Что его жечь-то в июле? Готовить все равно нечего и не в чем. Ягод налупился вон – глядишь, и сон придет. Зверя он не боится.
Каждый зверь в этом лесу понимает: здесь лежит Костя Малыш. Нож огромный
отцовский, из выпускного тракторного клапана выкованный, лежит тут же в старых
ножнах пущим аргументом. Наломав лапника, привалился поверх, накинув капюшон
штормовки от комаров, а руки втянув в рукава. Сейчас солнце сядет, и разлетятся
басурманцы, а пока жалят люто. Навалил веток и на
себя сверху.
Ночью снилась Анька.
Она почему-то танцевала с мелким Башкиркой. Люстра все равно раскачивалась, а у
Кости пришла нешуточная эрекция. Проснулся. Хочется пить, но идти к ручью лень.
Утром солнце не
выходило из плотного болотного тумана. Никак. Оно наверняка где-то есть, но
тумана больше – ковром. Напился и побрел туда. Куда, понятно не очень: ни
ветра, ни солнца. Но места вроде знакомые. Вот гривка, там канава какая-то.
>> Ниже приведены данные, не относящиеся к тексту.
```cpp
extern "C" int mvs_conv3d_small_fwd(const float* x, const void* wpacked, const float* scale, const float* shift, const float* residual, float* y,
                                    int B, int Cin, int Cout, int D, int H, int W, int stride, int transposed, int relu, mvs_stream_t stream) {
    MVS_REQUIRE(x && wpacked && y, "mvs_conv3d_small_fwd: null pointer");
    MVS_REQUIRE(small_ok(Cin, Cout, stride, transposed), "mvs_conv3d_small_fwd: Cin=%d Cout=%d stride=%d transposed=%d is not built", Cin, Cout, stride,
                transposed);
    MVS_REQUIRE(B >= 1 && D >= 1 && H >= 1 && W >= 1, "mvs_conv3d_small_fwd: bad shape B=%d D=%d H=%d W=%d", B, D, H, W);
    MVS_REQUIRE(!scale || shift, "mvs_conv3d_small_fwd: scale without shift");
    MVS_REQUIRE((int64_t)Cin * D * H * W * 4 < ((int64_t)1 << 31), "mvs_conv3d_small_fwd: one sample's input exceeds the 2 GiB buffer window");
    SmallArgs a;
    a.x = x; a.wp = static_cast<const bf16x8*>(wpacked); a.scale = scale; a.shift = shift; a.residual = residual; a.y = y;
    a.B = B; a.Cin = Cin; a.Cout = Cout; a.Di = D; a.Hi = H; a.Wi = W; a.stride = stride; a.relu = relu;
    if (transposed) {
        a.Do = 2 * D; a.Ho = 2 * H; a.Wo = 2 * W;
        a.tiles_w = mvs::ceil_div(W, 16);
    } else {
        a.Do = (D - 1) / stride + 1; a.Ho = (H - 1) / stride + 1; a.Wo = (W - 1) / stride + 1;
        a.tiles_w = mvs::ceil_div(a.Wo, 16);
    }
    const int64_t items = (int64_t)B * ((Cout + 15) / 16) * a.Do * a.Ho * a.tiles_w;
    MVS_REQUIRE(items < ((int64_t)1 << 31), "mvs_conv3d_small_fwd: too many work items");
    a.items = (int)items;
    const int KQ = Cin / 8, nsteps = transposed ? steps_of(8 * KQ) : steps_of(27 * KQ);
    static const char* env = mvs::env_str("MVS_SMALL_KSPLIT");
    const bool split = env ? atoi(env) != 0 : (nsteps >= 16 && items <= 16384);
    if (split) {
        const dim3 grid((unsigned)items);
        if (transposed) hipLaunchKernelGGL((x3_small_kernel<true, 4>), grid, dim3(256), 0, MVS_STREAM(stream), a);
        else hipLaunchKernelGGL((x3_small_kernel<false, 4>), grid, dim3(256), 0, MVS_STREAM(stream), a);
    } else {
        const dim3 grid((unsigned)((items + 3) / 4));
        if (transposed) hipLaunchKernelGGL((x3_small_kernel<true, 1>), grid, dim3(256), 0, MVS_STREAM(stream), a);
        else hipLaunchKernelGGL((x3_small_kernel<false, 1>), grid, dim3(256), 0, MVS_STREAM(stream), a);
    }
    return mvs::finish_launch("mvs_conv3d_small_fwd");
}
```

mvsformer_amd/module.py:

```python
from __future__ import annotations

from typing import NamedTuple, Optional, Tuple

import torch
import torch.nn as nn

from . import ops, switches as sw
from ._lib import MvsHipError
from .switches import SMALL_MAX_WORK, _parse_small_limit


def _f32c(t: torch.Tensor) -> torch.Tensor:
    return t.detach().to(torch.float32).contiguous()


def _bn_fold(bn: nn.modules.batchnorm._BatchNorm) -> Tuple[torch.Tensor, torch.Tensor]:
    var = bn.running_var.detach().to(torch.float32)
    mean = bn.running_mean.detach().to(torch.float32)
    g = bn.weight.detach().to(torch.float32) if bn.weight is not None else torch.ones_like(var)
    b = bn.bias.detach().to(torch.float32) if bn.bias is not None else torch.zeros_like(var)
    scale = g / torch.sqrt(var + bn.eps)
    return scale.contiguous(), (b - mean * scale).contiguous()


def _versions(*mods: Optional[nn.Module]) -> tuple:
    return (ops.weights_epoch(),) + tuple((t.data_ptr(), t._version) for m in mods if m is not None for t in list(m.parameters()) + list(m.buffers()))


def _publish_cache() -> None:
    if torch.cuda.is_available():
        torch.cuda.current_stream().synchronize()


def autocast_bf16() -> bool:
    if sw.flag("MVS_TRAIN_BF16"):
        return True
    try:
        if hasattr(torch, "get_autocast_dtype"):
            return torch.is_autocast_enabled("cuda") and torch.get_autocast_dtype("cuda") == torch.bfloat16
        return torch.is_autocast_enabled() and torch.get_autocast_gpu_dtype() == torch.bfloat16
    except Exception:
        return False


def _multi_use(t, link=None):
    if link is None and hasattr(t, "_mvs_bn"):
        del t._mvs_bn
    return t


def _skip_links(x, n=3):
    from . import autograd as ag
    if x.dtype == torch.bfloat16 and ag._fused_layers() and sw.flag("MVS_TRAIN_SKIPLINK"):
        return tuple(ag.SkipLink() for _ in range(n))
    return (None,) * n


def _train_conv_bn_act(x, conv, bn, relu, residual, transposed_sd=None, take=None, give=None):
    from . import autograd as ag
    if x.dtype == torch.bfloat16:
        if conv.bias is not None or bn is None:
            raise MvsHipError("bf16 training layer without BatchNorm / with bias is not built")
        fused = 1 if sw.flag("MVS_BN_FUSED_STATS") else 0
        pk = ag.packed_of(conv)
        if ag._fused_layers() and not ag._bn_synced(bn):
            if transposed_sd is None:
                s = tuple(conv.stride)
                return ag.LayerBf16Fn.apply(x, ag.route_of(conv), bn.weight, bn.bias, residual, bn, bool(relu), 0, (s[0], s[1]), 1, pk, take, give)
            return ag.LayerBf16Fn.apply(x, ag.route_of(conv), bn.weight, bn.bias, residual, bn, bool(relu), 1, (transposed_sd, 2), 1, pk, take, give)
        if take is not None:
            _multi_use(x)
        if transposed_sd is None:
            s = tuple(conv.stride)
            out = ag.ConvBf16Fn.apply(x, ag.route_of(conv), (s[0], s[1]), fused, pk)
        else:
            out = ag.DeconvBf16Fn.apply(x, ag.route_of(conv), transposed_sd, fused, pk)
        y, sums = out if fused else (out, None)
        return ag.BnActBf16Fn.apply(y, bn.weight, bn.bias, residual, bn, bool(relu), 1, sums)
    if transposed_sd is None:
        s = tuple(conv.stride)
        y = ag.ConvFn.apply(x, conv.weight, (s[0], s[1]))
    else:
        y = ag.DeconvFn.apply(x, conv.weight, transposed_sd)
    if conv.bias is not None:
        raise MvsHipError("training-mode conv with bias (bn=False) is not built")
    if bn is None:
        raise MvsHipError("training-mode layer without BatchNorm is not built")
    return ag.BnActFn.apply(y, bn.weight, bn.bias, residual, bn, bool(relu))


_SMALL_LIMITS = _parse_small_limit(sw.text("MVS_CONV_SMALL_MAX_WORK"))
_WINDOW = 1 << 31


class RouteSwitches(NamedTuple):
    min_voxels: int = sw.TABLE["MVS_CONV_X3_MIN_VOXELS"].default
    small_limit: Tuple[int, int] = SMALL_MAX_WORK
    conv_x3: str = "1"
    conv_wino: Optional[str] = None
    tail: str = "x3"
    fuse_prob: bool = True


def route_switches() -> RouteSwitches:
    return RouteSwitches(sw.integer("MVS_CONV_X3_MIN_VOXELS"), _SMALL_LIMITS, sw.text("MVS_CONV_X3"), sw.text("MVS_CONV_WINO"),
                         sw.text("MVS_TAIL"), sw.flag("MVS_FUSE_PROB"))


def _small_limit(rs: RouteSwitches, transposed: bool) -> int:
    return 0 if rs.conv_x3 == "0" else rs.small_limit[1 if transposed else 0]


def conv_route(cin, cout, stride, in_shape, forms, rs: RouteSwitches, wino_ok: bool = False) -> str:
    D, H, W = in_shape
    if "x3" in forms and rs.conv_x3 != "0" and D * (H // stride[1]) * (W // stride[1]) >= rs.min_voxels and cin * D * H * W * 4 < _WINDOW:
        return "x3"
    if "small" in forms and ((D - 1) // stride[0] + 1) * ((H - 1) // stride[1] + 1) * ((W - 1) // stride[1] + 1) * cin * cout <= _small_limit(rs, False):
        return "small"
    if "wino" in forms and wino_ok:
        return "wino"
    return "fp32"


def deconv_route(cin, cout, sd, in_shape, forms, rs: RouteSwitches, x3_ok: bool = False, residual_bytes: int = 0) -> str:
    D, H, W = in_shape
    if sd == 1:
        if cout >= 16 and rs.conv_x3 != "0" and x3_ok and W % 2 == 0 and 4 * D * H * W >= rs.min_voxels \
                and cin * D * H * W * 4 < _WINDOW and residual_bytes < 2 * _WINDOW:
            return "x3"
        return "fp32"
    if "small" in forms and D * H * W * cin * cout <= _small_limit(rs, True):
        return "small"
    return "fp32"


def tail_route(cin, cout, sd, in_shape, rs: RouteSwitches, skip_bytes: int = 0) -> str:
    D, H, W = in_shape
    if not (cout == 8 and sd == 1 and W % 4 == 0 and rs.fuse_prob):
        return "unfused"
    if cin == 16 and rs.conv_x3 != "0" and rs.tail == "x3" and 4 * D * H * W >= rs.min_voxels and skip_bytes < _WINDOW:
        return "tail_x3"
    return "tail_fp32"


class _EvalLayer:

    _key = None

    @staticmethod
    def check(conv) -> Tuple[int, int]:
        s = tuple(conv.stride)
        if isinstance(conv, nn.ConvTranspose3d):
            if tuple(conv.kernel_size) != (3, 3, 3) or tuple(conv.padding) != (1, 1, 1) or conv.groups != 1:
                raise MvsHipError("Deconv3d: only kernel 3, padding 1, groups 1 is built (got %s)" % conv)
            if (s, tuple(conv.output_padding)) not in (((2, 2, 2), (1, 1, 1)), ((1, 2, 2), (0, 1, 1))):
                raise MvsHipError("Deconv3d: stride %s / output_padding %s is not built" % (s, tuple(conv.output_padding)))
        elif tuple(conv.kernel_size) != (3, 3, 3) or tuple(conv.padding) != (1, 1, 1) or tuple(conv.dilation) != (1, 1, 1) or conv.groups != 1:
            raise MvsHipError("Conv3d: only kernel 3, padding 1, dilation 1, groups 1 is built (got %s)" % conv)
        elif s not in ((1, 1, 1), (2, 2, 2), (1, 2, 2)):
            raise MvsHipError("Conv3d: stride %s is not built" % (s,))
        return s[0], s[1]

    def _sync(self, conv, bn, rs: RouteSwitches) -> None:
        key = (_versions(conv, bn), rs.conv_x3, rs.conv_wino, rs.small_limit)
        if key == self._key:
            return
        self.transposed = isinstance(conv, nn.ConvTranspose3d)
        self.cin, self.cout, self.stride = cin, cout, s = conv.in_channels, conv.out_channels, self.check(conv)
        w = _f32c(conv.weight)
        self.forms = forms = {"fp32": ops.conv3d_pack(w, self.transposed, s[0])}
        self.x3_ok = self.transposed and s[0] == 1 and ops.deconv3d_x3_supported(cin, cout, 1)
        if self.transposed:
            if s[0] == 2 and cout >= 16 and _small_limit(rs, True) > 0 and ops.conv3d_small_supported(cin, cout, 2, True):
                forms["small"] = ops.conv3d_small_pack(w, 2, True)
        else:
            if s == (1, 1) and cin % 4 == 0 and cout % 16 == 0 and cout <= 64 and rs.conv_wino == "1":
                forms["wino"] = ops.conv3d_wino_pack(w)
            if rs.conv_x3 != "0" and ops.conv3d_x3_supported(cin, cout, s) \
                    and not (rs.conv_x3 == "strided" and s[1] == 1) and not (rs.conv_x3 == "s1" and s[1] == 2):
                forms["x3"] = ops.conv3d_x3_pack(w, s)
            if s[0] == s[1] and _small_limit(rs, False) > 0 and ops.conv3d_small_supported(cin, cout, s[0], False):
                forms["small"] = ops.conv3d_small_pack(w, s[0], False)
        self.scale, self.shift = _bn_fold(bn) if bn is not None else (None, _f32c(conv.bias) if conv.bias is not None else None)
        _publish_cache()
        self._key = key

    def _late_form(self, name: str, conv, pack):
        if name not in self.forms:
            self.forms[name] = pack(_f32c(conv.weight))
            _publish_cache()
        return self.forms[name]

    def run(self, conv, bn, relu: bool, x, residual, rs: RouteSwitches):
        self._sync(conv, bn, rs)
        cin, cout, stride, f, scale, shift = self.cin, self.cout, self.stride, self.forms, self.scale, self.shift
        if not self.transposed:
            route = conv_route(cin, cout, stride, x.shape[2:], f, rs, "wino" in f and ops.conv3d_wino_supported(cin, cout, *x.shape[2:]))
            if route == "x3":
                return ops.conv3d_x3(x, f["x3"], cin, cout, stride, scale, shift, residual, relu=relu)
            if route == "small":
                return ops.conv3d_small(x, f["small"], cin, cout, stride[0], False, scale, shift, residual, relu=relu)
            if route == "wino":
                return ops.conv3d_wino(x, f["wino"], cin, cout, scale, shift, residual, relu=relu)
            return ops.conv3d(x, f["fp32"], cin, cout, stride, scale, shift, residual, relu=relu, tag="conv3d_%dto%d_s%d%d" % (cin, cout, *stride))
        sd = stride[0]
        route = deconv_route(cin, cout, sd, x.shape[2:], f, rs, self.x3_ok, 0 if residual is None else residual[0].numel() * 4)
        if route == "x3":
            return ops.deconv3d_x3(x, self._late_form("x3", conv, lambda w: ops.deconv3d_x3_pack(w, sd)), cin, cout, sd, scale, shift, residual, relu=relu)
        if route == "small":
            return ops.conv3d_small(x, f["small"], cin, cout, 2, True, scale, shift, residual, relu=relu)
        return ops.deconv3d(x, f["fp32"], cin, cout, sd, scale, shift, residual, relu=relu, tag="deconv3d_%dto%d_s%d" % (cin, cout, sd))

    def run_tail(self, conv, bn, x, skip, w1, b1, rs: RouteSwitches):
        self._sync(conv, bn, rs)
        route = tail_route(self.cin, self.cout, self.stride[0], x.shape[2:], rs, skip.numel() * 4)
        if route == "tail_x3":
            return ops.tail_x3(x, self._late_form("tail_x3", conv, ops.tail_x3_pack), self.scale, self.shift, skip, w1, b1, relu=True)
        if route == "tail_fp32":
            return ops.deconv3d_prob1(x, self.forms["fp32"], self.cin, self.scale, self.shift, skip, w1, b1, relu=True)
        return ops.prob1(self.run(conv, bn, True, x, skip, rs), w1, b1).squeeze(1)
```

Морошка понемногу начала попадаться. Лоси круги натоптали. Конкуренты – ягоду
что перемяли, что пожрали. А вот и они стоят. Пошли в жопу!
Это мое болото! Три лося и лосенок с кажущейся медлительностью унеслись в
туман. Костя берет дальше, внагибку шарахаясь по
сырому мху, – полшарабана уже рядом. Спина к полудню начинает побаливать –
тяжеловат все-таки Малыш для нагибательных работ.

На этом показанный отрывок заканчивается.